Why is this so-called reporter still allowed to write any vaguely credible news organization?
What can I say that hasn't already been said? The mainstream media bias in favor of Israel is usually more subtle than this, lying by omission rather than doing it outright. Judith, Hamas didn't end the cease-fire. It expired. And Israel never really did lift the blockade in a meaningful way. Not because Hamas never stopped firing rockets, but because other Palestinian militants never stopped. It would be as if I made a deal with Bob that we wouldn't fight. Then Nick comes over and hits me, so I hit both Nick and Bob (and everyone else in the area too).
I have to pile on. Judith Miller has not only lost all credibility as a journalist, but her information is all inaccurate. Perhaps Miller should write for a pro-Israeli blog, one that does not care about accuracy.
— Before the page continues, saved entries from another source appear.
@@ -403,6 +414,20 @@
       }
     }
   }
+  return NTRU_OK;
+}
+
+template <int MODE>
+int launch_product(ntru_ctx *ctx, const KeyMatrix &km, UmmaArgs &a, const void *a_bytes) {
+  if (!(ctx->umma_attr_set & (1 << MODE))) {
+    NTRU_CUDA(ctx, cudaFuncSetAttribute(k_umma_pair<MODE>, cudaFuncAttributeMaxDynamicSharedMemorySize, (int)kPairSmemBytes));
+    ctx->umma_attr_set |= 1 << MODE;
+  }
+  ProductMaps t, none;
+  memset(&none, 0, sizeof none);
+  bool pu1 = false;
+  int rc = setup_product<MODE>(ctx, km, a, a_bytes, t, &pu1);
+  if (rc) return rc;
   {
     LaunchTimer timer(ctx, MODE == ENC ? NTRU_K_ENC_TENSOR : (MODE == DEC2 ? NTRU_K_DEC2_TENSOR : NTRU_K_DEC1_TENSOR));
     const int clusters = a.npairs < ctx->sm_count / 2 ? a.npairs : ctx->sm_count / 2;
@@ -411,16 +436,16 @@
 #define NTRU_DBG_LAUNCH(D)                                                                                                  \
   case D:                                                                                                                  \
     cudaFuncSetAttribute(k_umma_pair<MODE, D>, cudaFuncAttributeMaxDynamicSharedMemorySize, (int)kPairSmemBytes);          \
-    k_umma_pair<MODE, D><<<2 * clusters, kPairThreads, kPairSmemBytes, ctx->stream>>>(a, tmB, tmB2, tmA, tmM, tmO[0], tmO[1], tmO[2]); \
+    launch_pair<MODE, D>(ctx, clusters, a, t, none);                                                                       \
     break;
     switch (pu1 ? 0 : dbg) {
       NTRU_DBG_LAUNCH(1) NTRU_DBG_LAUNCH(2) NTRU_DBG_LAUNCH(4) NTRU_DBG_LAUNCH(8) NTRU_DBG_LAUNCH(12) NTRU_DBG_LAUNCH(16)
       default:
         if (pu1) {
           cudaFuncSetAttribute(k_umma_pair<ENC, 0, 1>, cudaFuncAttributeMaxDynamicSharedMemorySize, (int)kPairSmemBytes);
-          k_umma_pair<ENC, 0, 1><<<2 * clusters, kPairThreads, kPairSmemBytes, ctx->stream>>>(a, tmB, tmB2, tmA, tmM, tmO[0], tmO[1], tmO[2]);
+          launch_pair<ENC, 0, 1>(ctx, clusters, a, t, none);
         } else {
-          k_umma_pair<MODE><<<2 * clusters, kPairThreads, kPairSmemBytes, ctx->stream>>>(a, tmB, tmB2, tmA, tmM, tmO[0], tmO[1], tmO[2]);
+          launch_pair<MODE>(ctx, clusters, a, t, none);
         }
     }
 #else
@@ -429,11 +454,53 @@
         NTRU_CUDA(ctx, cudaFuncSetAttribute(k_umma_pair<ENC, 0, 1>, cudaFuncAttributeMaxDynamicSharedMemorySize, (int)kPairSmemBytes));
         ctx->umma_attr_set |= 16;
       }
-      k_umma_pair<ENC, 0, 1><<<2 * clusters, kPairThreads, kPairSmemBytes, ctx->stream>>>(a, tmB, tmB2, tmA, tmM, tmO[0], tmO[1], tmO[2]);
+      launch_pair<ENC, 0, 1>(ctx, clusters, a, t, none);
     } else {
-      k_umma_pair<MODE><<<2 * clusters, kPairThreads, kPairSmemBytes, ctx->stream>>>(a, tmB, tmB2, tmA, tmM, tmO[0], tmO[1], tmO[2]);
+      launch_pair<MODE>(ctx, clusters, a, t, none);
     }
 #endif
+  }
+  NTRU_CUDA(ctx, cudaGetLastError());
+  return NTRU_OK;
+}
+
+bool decrypt_fused(const ntru_ctx *ctx) {
+  if (ctx->opt_dec_fused == 1 || !ctx->km_f.f16 || ctx->P > 4 * kAtomK) return false;
+  if (!one_group_mode(ctx, DEC1F) || !one_group_mode(ctx, DEC2)) return false;
+  const KeyMatrix &k1 = ctx->km_f, &k2 = ctx->km_fp;
+  if (k1.nchunks != k2.nchunks || 4 * k1.nchunks > kMaxPhases) return false;
+  for (int c = 0; c <= k1.nchunks; ++c)
+    if (k1.col0[c] != k2.col0[c] || (k1.col0[c] & (kAtomK - 1))) return false;
+  return true;
+}
+
+int launch_decrypt_fused(ntru_ctx *ctx, UmmaArgs &a, UmmaArgs &b) {
+  if (!(ctx->umma_attr_set & 64)) {
+    NTRU_CUDA(ctx, cudaFuncSetAttribute(k_umma_pair<DEC>, cudaFuncAttributeMaxDynamicSharedMemorySize, (int)kPairSmemBytes));
+    ctx->umma_attr_set |= 64;
+  }
+  ProductMaps t1, t2;
+  bool pu1 = false;
+  int rc = setup_product<DEC1F>(ctx, ctx->km_f, a, nullptr, t1, &pu1);
+  if (rc) return rc;
+  rc = setup_product<DEC2>(ctx, ctx->km_fp, b, nullptr, t2, &pu1);
+  if (rc) return rc;
+  Phase ph[kMaxPhases];
+  int n = 0;
+  for (int j = 0; j < b.nph; ++j) { ph[n] = b.ph[j]; ph[n++].prod = 1; }
+  for (int j = 0; j < a.nph; ++j) { ph[n] = a.ph[j]; ph[n++].prod = 0; }
+  memcpy(a.ph, ph, sizeof ph);
+  a.nph = n;
+  a.atoms2 = b.atoms; a.k_last2 = b.k_last; a.out_mask2 = b.out_mask;
+  a.nS = 2; a.nM = 0;
+  a.a_resident = 0; a.a_tma = 0; a.a_rel = 1; a.one_group = 1;
+  a.nA = 4;
+  a.nR = b.atoms;
+  a.nB = kPairSlots - a.nS - a.nA - a.nR;
+  {
+    LaunchTimer timer(ctx, NTRU_K_DEC_TENSOR);
+    const int clusters = a.npairs < ctx->sm_count / 2 ? a.npairs : ctx->sm_count / 2;
+    launch_pair<DEC>(ctx, clusters, a, t1, t2);
   }
   NTRU_CUDA(ctx, cudaGetLastError());
   return NTRU_OK;
@@ -490,22 +557,24 @@
 int umma_decrypt(ntru_ctx *ctx, size_t B, const uint16_t *e, uint8_t *value, uint16_t *q1, uint16_t *r1, uint8_t *q2,
                  uint8_t *r2) {
   if (B == 0) return NTRU_OK;
-  NTRU_CUDA(ctx, ctx->d_b.reserve(B * (size_t)ctx->P));
+  const bool fused = decrypt_fused(ctx);
+  if (!fused) NTRU_CUDA(ctx, ctx->d_b.reserve(B * (size_t)ctx->P));
   UmmaArgs a = {};
   a.B = B; a.a_src = e;
   a.with_hi = q1 != nullptr;
-  a.o16_cyc = r1; a.o16_hi = q1; a.o8_cyc = (uint8_t *)ctx->d_b.ptr;
-  int rc = ctx->km_f.f16 ? launch_product<DEC1F>(ctx, ctx->km_f, a, nullptr) : launch_product<DEC1>(ctx, ctx->km_f, a, nullptr);
-  if (rc) return rc;
-#ifdef NTRU_TRACE
-  if (getenv("NTRU_TRACE_DEC1_ONLY")) return NTRU_OK;
-#endif
+  a.o16_cyc = r1; a.o16_hi = q1; a.o8_cyc = fused ? nullptr : (uint8_t *)ctx->d_b.ptr;
   UmmaArgs b = {};
   b.B = B;
   b.with_hi = q2 != nullptr;
   b.o8_cyc = value ? value : r2;
   b.o8_cyc2 = value ? r2 : nullptr;
   b.o8_hi = q2;
+  if (fused) return launch_decrypt_fused(ctx, a, b);
+  int rc = ctx->km_f.f16 ? launch_product<DEC1F>(ctx, ctx->km_f, a, nullptr) : launch_product<DEC1>(ctx, ctx->km_f, a, nullptr);
+  if (rc) return rc;
+#ifdef NTRU_TRACE
+  if (getenv("NTRU_TRACE_DEC1_ONLY")) return NTRU_OK;
+#endif
   return launch_product<DEC2>(ctx, ctx->km_fp, b, ctx->d_b.ptr);
 }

Hey, Daily Beast, dump her, or lose credibility along with her.
What's needed are bold, imaginative initiatives.
Lowering a huge cloud of pot smoke over the Middle East, for example, would cause peace to break out all over the region. You could try lifting the cloud in three weeks, and then, if any fighting breaks out, lower another cloud of pot smoke.
Repeat until there is a permanent peace.
A pox on both their houses. Neither side can surrender violence and hatred. At this point, my only concern is that the lakes of shit in Palestine don't overflow their banks and contaminate the Mediterranean.
On substance, nothing new here beyond the sports angle. Better Palestinian unity around their national team tha in reaction to the murder of Israeli athletes, as at Munich.
On authorship, I'd much rather hear from someone like Sari Nusseibeh directly--or Avrum Burg, or Shlomo Avineri--than through the distorted filter of the ignominious Ms Miller. Or Eliot Spitzer. Give those folks a rest, and the rest of us a break. What's next--Scooter Libby, David Addington, Karl Rove? How about writers we can believe in--and believe?--The Wise Bard
I agree with the others here that publishing anything by this disgraceful woman is a bad mistake...I will never read anything she writes, and if The Daily Beast gives her a forum to write, I will stop visiting!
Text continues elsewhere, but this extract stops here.